■ PROBLEM DESCRIPTION
The word "GemmKnobs" marks the lines to find; copy every such line from the data below.

■ SOURCE MATERIAL
## Add four-wave persistent bf16 Linear GEMM engine for large-K projections

```diff
diff --git a/include/vaw_hip.h b/include/vaw_hip.h
--- a/include/vaw_hip.h
+++ b/include/vaw_hip.h
@@ -273,6 +273,24 @@
 int vaw_gemm_plan(vaw_dtype dt, int a_kmajor, int b_kmajor, int64_t M, int64_t N, int64_t K, int64_t lda, int64_t ldb,
                   int64_t ldc, int64_t A, int64_t B, int64_t C, const vaw_epilogue* epi_host, int64_t workspace_floats,
                   const vaw_gemm_knobs* knobs, vaw_gemm_launch* out);
+
+typedef struct {
+    int tiles_m, tiles_n;
+    int nk;
+    int items, grid, block;
+    int64_t lds_bytes;
+    int has_bias;
+    int by_site;
+    int status;
+} vaw_linear4_launch;
+int vaw_linear4_plan(vaw_dtype dt, int a_kmajor, int b_kmajor, int64_t M, int64_t N, int64_t K, int64_t lda, int64_t ldb,
+                     int64_t ldc, int64_t A, int64_t B, int64_t C, const vaw_epilogue* epi_host, int cus, int engine,
+                     vaw_linear4_launch* out);
+int vaw_linear4(vaw_dtype dt, int a_kmajor, int b_kmajor, int64_t M, int64_t N, int64_t K, const void* A, int64_t lda,
+                const void* B, int64_t ldb, void* C, int64_t ldc, const vaw_epilogue* epi_host, vaw_stream stream);
+int vaw_linear_engine(void);
+void vaw_debug_linear_engine(int mode);
+void vaw_debug_linear4_last_launch(vaw_linear4_launch* out);
 
 typedef struct {
     int epi_kind;
diff --git a/variance-aware-weight_amd/_lib.py b/variance-aware-weight_amd/_lib.py
--- a/variance-aware-weight_amd/_lib.py
+++ b/variance-aware-weight_amd/_lib.py
@@ -63,6 +63,11 @@
     _fields_ = [("epi_kind", _i), ("a_e5m2", _i), ("c_fp8", _i), ("c_e5m2", _i), ("ntw", _i), ("tiles_m", _i), ("tiles_n", _i), ("nk", _i),
                 ("split", _i), ("grid", _i), ("block", _i), ("lds_bytes", _l), ("colsum_mode", _i), ("colsum_rows", _l),
                 ("workspace_floats_used", _l), ("launches", _i), ("status", _i)]
+
+
+class Linear4Launch(C.Structure):
+    _fields_ = [("tiles_m", _i), ("tiles_n", _i), ("nk", _i), ("items", _i), ("grid", _i), ("block", _i), ("lds_bytes", _l),
+                ("has_bias", _i), ("by_site", _i), ("status", _i)]
 
 
 class DitWsPlan(C.Structure):
@@ -198,6 +203,8 @@
     "vaw_attn_plan": [_i, _i, C.POINTER(AttnDesc), _l, _l, _l, _l, _l, _l, _l, C.POINTER(AttnLaunch)],
     "vaw_gn_plan": [_i, _i, _i, _i, _i, _i, C.POINTER(GnLaunch)],
     "vaw_gemm_plan": [_i, _i, _i, _l, _l, _l, _l, _l, _l, _l, _l, _l, C.POINTER(Epilogue), _l, C.POINTER(GemmKnobs), C.POINTER(GemmLaunch)],
+    "vaw_linear4_plan": [_i, _i, _i, _l, _l, _l, _l, _l, _l, _l, _l, _l, C.POINTER(Epilogue), _i, _i, C.POINTER(Linear4Launch)],
+    "vaw_linear4": [_i, _i, _i, _l, _l, _l, _p, _l, _p, _l, _p, _l, C.POINTER(Epilogue), _p],
     "vaw_conv3x3_plan": [_i, _i, _l, _l, _l, _l, _i, _i, _i, _i, _i, C.POINTER(Epilogue), _l, _l, C.POINTER(GemmKnobs), _i, C.POINTER(Conv3x3Launch)],
     "vaw_dit_ws_plan": [_i, _i, _i, _i, _i, _i, _i, _i, _i, _i, _i, C.POINTER(DitWsPlan)],
     "vaw_latent_qsample": [_p, _p, _p, _p, _p, _p, _i, _f, _f, _p, _p, _p, _i, _l, _p],
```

■ REPLY TO THE EXERCISE
     "vaw_gemm_plan": [_i, _i, _i, _l, _l, _l, _l, _l, _l, _l, _l, _l, C.POINTER(Epilogue), _l, C.POINTER(GemmKnobs), C.POINTER(GemmLaunch)],
     "vaw_conv3x3_plan": [_i, _i, _l, _l, _l, _l, _i, _i, _i, _i, _i, C.POINTER(Epilogue), _l, _l, C.POINTER(GemmKnobs), _i, C.POINTER(Conv3x3Launch)],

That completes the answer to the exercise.